• **WHAT YOU SHOULD DO**: Match the string "true" against each line below, and copy every line that matches.
*** Opening SOURCE DATA ***
## Specialize Poseidon for zero-capacity entry and digest-only exit, add fused Merkle tail kernel

Adds flags to the device Poseidon permutation. On the first absorption, when the capacity lanes are zero, it skips their round-constant add and S-box and folds the first MDS contribution of the capacity into precomputed constants. On the last absorption it computes only the four digest outputs of the final MDS. It also adds a k_merkle_tail kernel that hashes the last Merkle levels for the non-Keccak hasher in one launch, keeping intermediate nodes in shared memory. This saves arithmetic in leaf and node hashing and avoids per-level launches, at the cost of more code paths and branch-dependent specialization in the rolled loop.

Result: no change. 9.134 (median of 6 runs) (+0.6%).

```diff
diff --git a/include/glp.h b/include/glp.h
--- a/include/glp.h
+++ b/include/glp.h
@@ -47,6 +47,7 @@
 GLP_API int glp_ctx_stage_get(glp_ctx *ctx, int index, const char **name, float *ms, double *algorithmic_bytes);
 
 GLP_API int glp_poseidon_permute(glp_ctx *ctx, uint64_t *states, size_t count);
+GLP_API int glp_poseidon_zero_cap_entry(uint64_t out[16]);
 GLP_API int glp_fft(glp_ctx *ctx, uint64_t *cols, uint32_t ncols, uint32_t log_n);
 GLP_API int glp_ifft(glp_ctx *ctx, uint64_t *cols, uint32_t ncols, uint32_t log_n);
 GLP_API int glp_lde(glp_ctx *ctx, const uint64_t *coeffs, uint32_t ncols, uint32_t log_n, uint32_t rate_bits,
diff --git a/plonky2-lib_amd/binding.py b/plonky2-lib_amd/binding.py
--- a/plonky2-lib_amd/binding.py
+++ b/plonky2-lib_amd/binding.py
@@ -88,6 +88,7 @@
         "glp_ctx_stage_count": [vp],
         "glp_ctx_stage_get": [vp, C.c_int, C.POINTER(C.c_char_p), C.POINTER(C.c_float), C.POINTER(C.c_double)],
         "glp_poseidon_permute": [vp, vp, sz],
+        "glp_poseidon_zero_cap_entry": [vp],
         "glp_fill_random_device": [vp, vp, sz, u64],
         "glp_fft": [vp, vp, u32, u32],
         "glp_ifft": [vp, vp, u32, u32],
diff --git a/plonky2-lib_amd/csrc/fri_kernels.inc b/plonky2-lib_amd/csrc/fri_kernels.inc
--- a/plonky2-lib_amd/csrc/fri_kernels.inc
+++ b/plonky2-lib_amd/csrc/fri_kernels.inc
@@ -372,14 +372,15 @@
     for (int i = 0; i < 12; i++) s[i] = 0;
     const u64 *re = vals, *im = vals + L;
     u32 fill = 0;
+    bool first = true;
     for (u32 t = 0; t < arity; t++) {
         const size_t i = (size_t)bitrev32(t, ab) * nleaves + Mp;
         const size_t pos = (i & (((size_t)1 << rb) - 1)) * ncur + (i >> rb);
         s[fill++] = re[pos];
         s[fill++] = im[pos];
-        if (fill == 8) { if (2 * arity > 4) pos::permute(s); fill = 0; }
-    }
-    if (fill && 2 * arity > 4) pos::permute(s);
+        if (fill == 8) { if (2 * arity > 4) pos::permute(s, first, t + 1 == arity); fill = 0; first = false; }
+    }
+    if (fill && 2 * arity > 4) pos::permute(s, first, true);
     ulonglong2 d0, d1;
     d0.x = s[0]; d0.y = s[1]; d1.x = s[2]; d1.y = s[3];
     reinterpret_cast<ulonglong2 *>(digests + 4 * m)[0] = d0;
diff --git a/plonky2-lib_amd/csrc/merkle.hip b/plonky2-lib_amd/csrc/merkle.hip
--- a/plonky2-lib_amd/csrc/merkle.hip
+++ b/plonky2-lib_amd/csrc/merkle.hip
@@ -50,7 +50,7 @@
                 for (int i = 0; i < 8; i++)
                     if (c + 8 + i < ncols) nx[i] = p[(size_t)(c + 8 + i) * N];
             }
-            pos::permute(s);
+            pos::permute(s, c == 0, c + 8 >= ncols);
         }
     }
     store_digest(digests + 4 * leaf, s);
@@ -122,13 +122,13 @@
         for (; c + 8 <= leaf_len; c += 8) {
 #pragma unroll
             for (int i = 0; i < 8; i++) s[i] = p[c + i];
-            pos::permute(s);
+            pos::permute(s, c == 0, c + 8 >= leaf_len);
         }
         if (c < leaf_len) {
 #pragma unroll
             for (int i = 0; i < 8; i++)
                 if (c + i < leaf_len) s[i] = p[c + i];
-            pos::permute(s);
+            pos::permute(s, c == 0, true);
         }
     }
     store_digest(digests + 4 * j, s);
@@ -141,7 +141,7 @@
     const ulonglong2 *src = reinterpret_cast<const ulonglong2 *>(in + 8 * i);
     ulonglong2 a = src[0], b = src[1], c2 = src[2], d = src[3];
     u64 s[12] = {a.x, a.y, b.x, b.y, c2.x, c2.y, d.x, d.y, 0, 0, 0, 0};
-    pos::permute(s);
+    pos::permute(s, true, true);
     store_digest(out + 4 * i, s);
 }
 
@@ -168,6 +168,51 @@
     if (live) {
         if (q == 0) { out[4 * i] = x[0]; out[4 * i + 1] = x[1]; out[4 * i + 2] = x[2]; }
         if (q == 1) out[4 * i + 3] = x[0];
+    }
+}
+
+#ifndef GLP_MERKLE_TAIL_NODES
+#define GLP_MERKLE_TAIL_NODES 128
+#endif
+constexpr u32 MERKLE_TAIL_NODES = GLP_MERKLE_TAIL_NODES;
+__global__ __launch_bounds__(256) void k_merkle_tail(u64 *__restrict__ dig, size_t off, size_t w, u32 lg_n0, u32 nlevels, size_t dig_stride) {
+    __shared__ u64 lv[2][MERKLE_TAIL_NODES * 4];
+    dig += (size_t)blockIdx.y * dig_stride;
+    const u32 tid = threadIdx.x, n0 = 1u << lg_n0;
+    for (u32 i = tid; i < 4 * n0; i += 256) lv[0][i] = dig[4 * (off + (size_t)blockIdx.x * n0) + i];
+    __syncthreads();
+    u32 n = n0;
+    for (u32 lev = 0; lev < nlevels; lev++) {
+        const u64 *cur = lv[lev & 1];
+        u64 *nxt = lv[(lev & 1) ^ 1];
+        const u32 m = n >> 1;
+        off += w; w >>= 1;
+        u64 *out = dig + 4 * (off + (size_t)blockIdx.x * m);
+        if (m > 16) {
+            const int q = tid & 3;
+            for (u32 base = 0; base < m; base += 64) {
+                const u32 i = base + (tid >> 2);
+                const bool live = i < m;
+                if (base + 16 * (tid >> 6) >= m) break;
+                u64 x[3];
+#pragma unroll
+                for (int s = 0; s < 3; s++) x[s] = live && 3 * q + s < 8 ? cur[8 * i + 3 * q + s] : 0;
+                pos::permute_quad(x, q);
+                if (live) {
+                    if (q == 0) { nxt[4 * i] = x[0]; nxt[4 * i + 1] = x[1]; nxt[4 * i + 2] = x[2]; out[4 * i] = x[0]; out[4 * i + 1] = x[1]; out[4 * i + 2] = x[2]; }
+                    if (q == 1) { nxt[4 * i + 3] = x[0]; out[4 * i + 3] = x[0]; }
+                }
+            }
+        } else if (4 * (tid >> 6) < m) {
+            const int l = tid & 15;
+            const u32 i = tid >> 4;
+            const bool live = i < m;
+            u64 x = live && l < 8 ? cur[8 * i + l] : 0;
+            x = pos::permute_coop(x, l, (int)(tid & 48));
+            if (live && l < 4) { nxt[4 * i + l] = x; out[4 * i + l] = x; }
+        }
+        __syncthreads();
+        n = m;
     }
 }
 
@@ -229,6 +274,15 @@
     while (w > cap) {
         u64 *nxt = lvl + 4 * w;
         size_t m = w >> 1;
+        if (hasher != GLP_HASH_KECCAK25 && (w >> cap_height) <= MERKLE_TAIL_NODES) {
+            u32 lg_n0 = 0, nlevels = 0;
+            while (((size_t)2 << lg_n0) <= w && (2u << lg_n0) <= MERKLE_TAIL_NODES) lg_n0++;
+            while ((w >> nlevels) > cap) nlevels++;
+            hipLaunchKernelGGL(k_merkle_tail, dim3((unsigned)(w >> lg_n0), K), dim3(256), 0, c->stream, dev_digests, (size_t)((lvl - dev_digests) / 4), w,
+                               lg_n0, nlevels, dig_stride);
+            GLP_HIP(hipGetLastError());
+            break;
+        }
         if (hasher == GLP_HASH_KECCAK25)
             hipLaunchKernelGGL(k_merkle_level_keccak, dim3((unsigned)((m + 255) / 256), K), dim3(256), 0, c->stream, lvl, nxt, m, dig_stride);
         else if (m * K <= MERKLE_COOP_MAX_PARENTS)
@@ -367,3 +421,12 @@
 }
 
 }
+
+extern "C" int glp_poseidon_zero_cap_entry(uint64_t out[16]) {
+    using namespace glp;
+    GLP_REQUIRE(out, "null argument");
+    constexpr pos::pblk::ZeroCapEntry z = pos::pblk::make_zero_cap_entry();
+    for (int i = 0; i < 4; i++) out[i] = z.sb[i];
+    for (int r = 0; r < 12; r++) out[4 + r] = z.k[r];
+    return GLP_OK;
+}
diff --git a/plonky2-lib_amd/csrc/poseidon.h b/plonky2-lib_amd/csrc/poseidon.h
--- a/plonky2-lib_amd/csrc/poseidon.h
+++ b/plonky2-lib_amd/csrc/poseidon.h
@@ -131,6 +131,21 @@
     for (int r = 0; r < 12; r++) b.kK[r] = kc[r];
     return b;
 }
+struct ZeroCapEntry { u64 sb[4]; u64 k[12]; };
+constexpr u64 ce_mul(u64 a, u64 b) { return (u64)((unsigned __int128)a * b % PRIME); }
+constexpr ZeroCapEntry make_zero_cap_entry() {
+    ZeroCapEntry z{};
+    for (int i = 0; i < 4; i++) {
+        const u64 x = RC_CE[8 + i] % PRIME, x2 = ce_mul(x, x), x4 = ce_mul(x2, x2), x3 = ce_mul(x, x2);
+        z.sb[i] = ce_mul(x3, x4);
+    }
+    for (int r = 0; r < 12; r++) {
+        unsigned __int128 acc = RC_CE[12 + r];
+        for (int i = 0; i < 4; i++) acc += (unsigned __int128)m_at(r, 8 + i) * z.sb[i];
+        z.k[r] = (u64)(acc % PRIME);
+    }
+    return z;
+}
 }
 
 #if defined(__HIP_DEVICE_COMPILE__)
@@ -151,29 +166,37 @@
 #ifndef GLP_SBOX_GROUP
 #define GLP_SBOX_GROUP 4
 #endif
-__device__ __forceinline__ void sbox_layer_nc(u64 s[12]) {
-#pragma unroll
-    for (int i = 0; i < 12; i++) {
+__device__ __forceinline__ void sbox_layer_nc(u64 s[12], bool skip_capacity = false) {
+#pragma unroll
+    for (int i = 0; i < 8; i++) {
         s[i] = sbox7_nc(s[i]);
         if (i % GLP_SBOX_GROUP == GLP_SBOX_GROUP - 1) __builtin_amdgcn_sched_barrier(0);
     }
-}
-__device__ __forceinline__ void mds_add_nc(u64 s[12], const u64 *rc) {
+    if (skip_capacity) return;
+#pragma unroll
+    for (int i = 8; i < 12; i++) {
+        s[i] = sbox7_nc(s[i]);
+        if (i % GLP_SBOX_GROUP == GLP_SBOX_GROUP - 1) __builtin_amdgcn_sched_barrier(0);
+    }
+}
+template <int NIN, int NOUT>
+__device__ __forceinline__ void mds_add_nc_t(u64 s[12], const u64 *rc) {
     constexpr u32 C[12] = {17, 15, 41, 16, 2, 28, 13, 13, 39, 18, 34, 20};
     u32 lo[12], hi[12];
 #pragma unroll
-    for (int i = 0; i < 12; i++) { lo[i] = (u32)s[i]; hi[i] = (u32)(s[i] >> 32); }
+    for (int i = 0; i < NIN; i++) { lo[i] = (u32)s[i]; hi[i] = (u32)(s[i] >> 32); }
     u32 c16 = 16, c2 = 2;
     asm volatile("" : "+s"(c16), "+s"(c2));
 #pragma unroll
-    for (int r = 0; r < 12; r++) {
-        u64 al = (u64)(u32)rc[r] + (u64)lo[r] * (r == 0 ? C[0] + 8 : C[0]);
+    for (int r = 0; r < NOUT; r++) {
+        u64 al = (u64)(u32)rc[r];
+        if (r < NIN) al += (u64)lo[r] * (r == 0 ? C[0] + 8 : C[0]);
         asm("" : "+v"(al));
 #pragma unroll
-        for (int i = 1; i < 12; i++) al += (u64)lo[(i + r) % 12] * (C[i] == 16 ? c16 : C[i] == 2 ? c2 : C[i]);
+        for (int i = 1; i < 12; i++) if ((i + r) % 12 < NIN) al += (u64)lo[(i + r) % 12] * (C[i] == 16 ? c16 : C[i] == 2 ? c2 : C[i]);
         u64 ah = (al >> 32) + (rc[r] >> 32);
 #pragma unroll
-        for (int i = 0; i < 12; i++) ah += (u64)hi[(i + r) % 12] * (i == 0 && r == 0 ? C[0] + 8 : C[i] == 16 ? c16 : C[i] == 2 ? c2 : C[i]);
+        for (int i = 0; i < 12; i++) if ((i + r) % 12 < NIN) ah += (u64)hi[(i + r) % 12] * (i == 0 && r == 0 ? C[0] + 8 : C[i] == 16 ? c16 : C[i] == 2 ? c2 : C[i]);
 #ifdef GLP_MDS_FOLD_C
         s[r] = fold96_c((ah << 32) | (u32)al, (u32)(ah >> 32));
 #else
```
*** Closing SOURCE DATA ***
• **SOLUTION TO THE EXERCISE**:
+    bool first = true;
+    if (fill && 2 * arity > 4) pos::permute(s, first, true);
+            pos::permute(s, c == 0, true);
+    pos::permute(s, true, true);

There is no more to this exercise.